**The task**.
Using the data below, show every line where the word "live" occurs.

**The data**.
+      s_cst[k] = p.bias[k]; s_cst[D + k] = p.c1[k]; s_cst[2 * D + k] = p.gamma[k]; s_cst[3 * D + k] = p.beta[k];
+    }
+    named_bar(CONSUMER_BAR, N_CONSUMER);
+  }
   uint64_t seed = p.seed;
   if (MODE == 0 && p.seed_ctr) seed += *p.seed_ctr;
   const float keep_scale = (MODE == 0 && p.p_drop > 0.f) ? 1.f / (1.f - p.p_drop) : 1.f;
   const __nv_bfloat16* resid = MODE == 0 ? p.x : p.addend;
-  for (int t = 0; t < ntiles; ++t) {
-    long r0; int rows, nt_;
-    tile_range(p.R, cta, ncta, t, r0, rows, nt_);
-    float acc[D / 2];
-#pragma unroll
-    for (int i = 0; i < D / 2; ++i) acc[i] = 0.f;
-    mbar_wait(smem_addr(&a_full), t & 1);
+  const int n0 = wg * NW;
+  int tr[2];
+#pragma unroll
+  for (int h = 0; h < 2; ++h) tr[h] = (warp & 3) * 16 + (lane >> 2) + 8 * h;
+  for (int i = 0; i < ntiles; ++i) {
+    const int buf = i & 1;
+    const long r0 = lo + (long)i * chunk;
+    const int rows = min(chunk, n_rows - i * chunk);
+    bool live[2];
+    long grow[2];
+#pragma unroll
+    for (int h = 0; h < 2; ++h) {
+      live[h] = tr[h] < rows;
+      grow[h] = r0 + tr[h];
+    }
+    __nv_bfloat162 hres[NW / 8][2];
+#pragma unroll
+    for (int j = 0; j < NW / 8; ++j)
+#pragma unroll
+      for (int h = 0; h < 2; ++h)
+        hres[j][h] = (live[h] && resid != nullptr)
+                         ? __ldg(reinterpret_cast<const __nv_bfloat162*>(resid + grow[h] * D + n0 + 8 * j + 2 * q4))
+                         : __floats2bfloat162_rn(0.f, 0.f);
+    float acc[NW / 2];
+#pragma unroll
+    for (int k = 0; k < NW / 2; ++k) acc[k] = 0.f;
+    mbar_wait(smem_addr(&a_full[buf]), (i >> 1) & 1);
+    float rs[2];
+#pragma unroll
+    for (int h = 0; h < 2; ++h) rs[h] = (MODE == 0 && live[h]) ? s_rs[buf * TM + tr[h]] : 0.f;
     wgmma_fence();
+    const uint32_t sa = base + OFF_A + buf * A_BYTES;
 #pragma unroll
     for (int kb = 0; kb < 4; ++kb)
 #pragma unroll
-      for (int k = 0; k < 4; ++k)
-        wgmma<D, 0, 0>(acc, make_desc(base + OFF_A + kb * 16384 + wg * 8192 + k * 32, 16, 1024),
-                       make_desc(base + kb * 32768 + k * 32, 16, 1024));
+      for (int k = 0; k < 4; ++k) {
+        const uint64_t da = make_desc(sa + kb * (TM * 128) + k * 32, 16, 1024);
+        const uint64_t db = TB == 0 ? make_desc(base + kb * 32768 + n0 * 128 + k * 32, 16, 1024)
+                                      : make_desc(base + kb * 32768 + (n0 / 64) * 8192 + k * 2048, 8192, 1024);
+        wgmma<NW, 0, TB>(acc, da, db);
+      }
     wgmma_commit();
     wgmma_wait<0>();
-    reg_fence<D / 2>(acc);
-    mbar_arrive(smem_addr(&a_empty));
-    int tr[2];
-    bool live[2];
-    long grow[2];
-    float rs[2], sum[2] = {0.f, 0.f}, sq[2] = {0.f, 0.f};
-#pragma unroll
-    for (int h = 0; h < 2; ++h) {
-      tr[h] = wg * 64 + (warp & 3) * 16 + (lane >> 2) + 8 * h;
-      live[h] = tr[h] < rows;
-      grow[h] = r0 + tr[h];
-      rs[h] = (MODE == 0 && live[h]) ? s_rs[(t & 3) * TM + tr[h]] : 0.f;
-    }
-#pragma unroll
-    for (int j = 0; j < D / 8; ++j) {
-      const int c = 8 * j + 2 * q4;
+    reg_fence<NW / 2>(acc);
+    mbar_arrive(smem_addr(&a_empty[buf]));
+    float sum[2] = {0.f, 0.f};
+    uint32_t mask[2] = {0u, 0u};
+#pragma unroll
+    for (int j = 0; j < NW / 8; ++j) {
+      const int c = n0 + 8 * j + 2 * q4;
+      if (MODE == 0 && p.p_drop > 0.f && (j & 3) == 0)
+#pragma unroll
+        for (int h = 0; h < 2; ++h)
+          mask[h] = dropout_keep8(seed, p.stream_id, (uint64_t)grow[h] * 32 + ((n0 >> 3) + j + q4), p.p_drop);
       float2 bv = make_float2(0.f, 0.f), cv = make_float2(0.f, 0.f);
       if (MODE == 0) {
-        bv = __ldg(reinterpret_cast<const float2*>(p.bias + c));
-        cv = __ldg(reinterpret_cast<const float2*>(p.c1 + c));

**Solution to this exercise**.
+    bool live[2];
+      live[h] = tr[h] < rows;
+        hres[j][h] = (live[h] && resid != nullptr)
+    for (int h = 0; h < 2; ++h) rs[h] = (MODE == 0 && live[h]) ? s_rs[buf * TM + tr[h]] : 0.f;
-    bool live[2];
-      live[h] = tr[h] < rows;
-      rs[h] = (MODE == 0 && live[h]) ? s_rs[(t & 3) * TM + tr[h]] : 0.f;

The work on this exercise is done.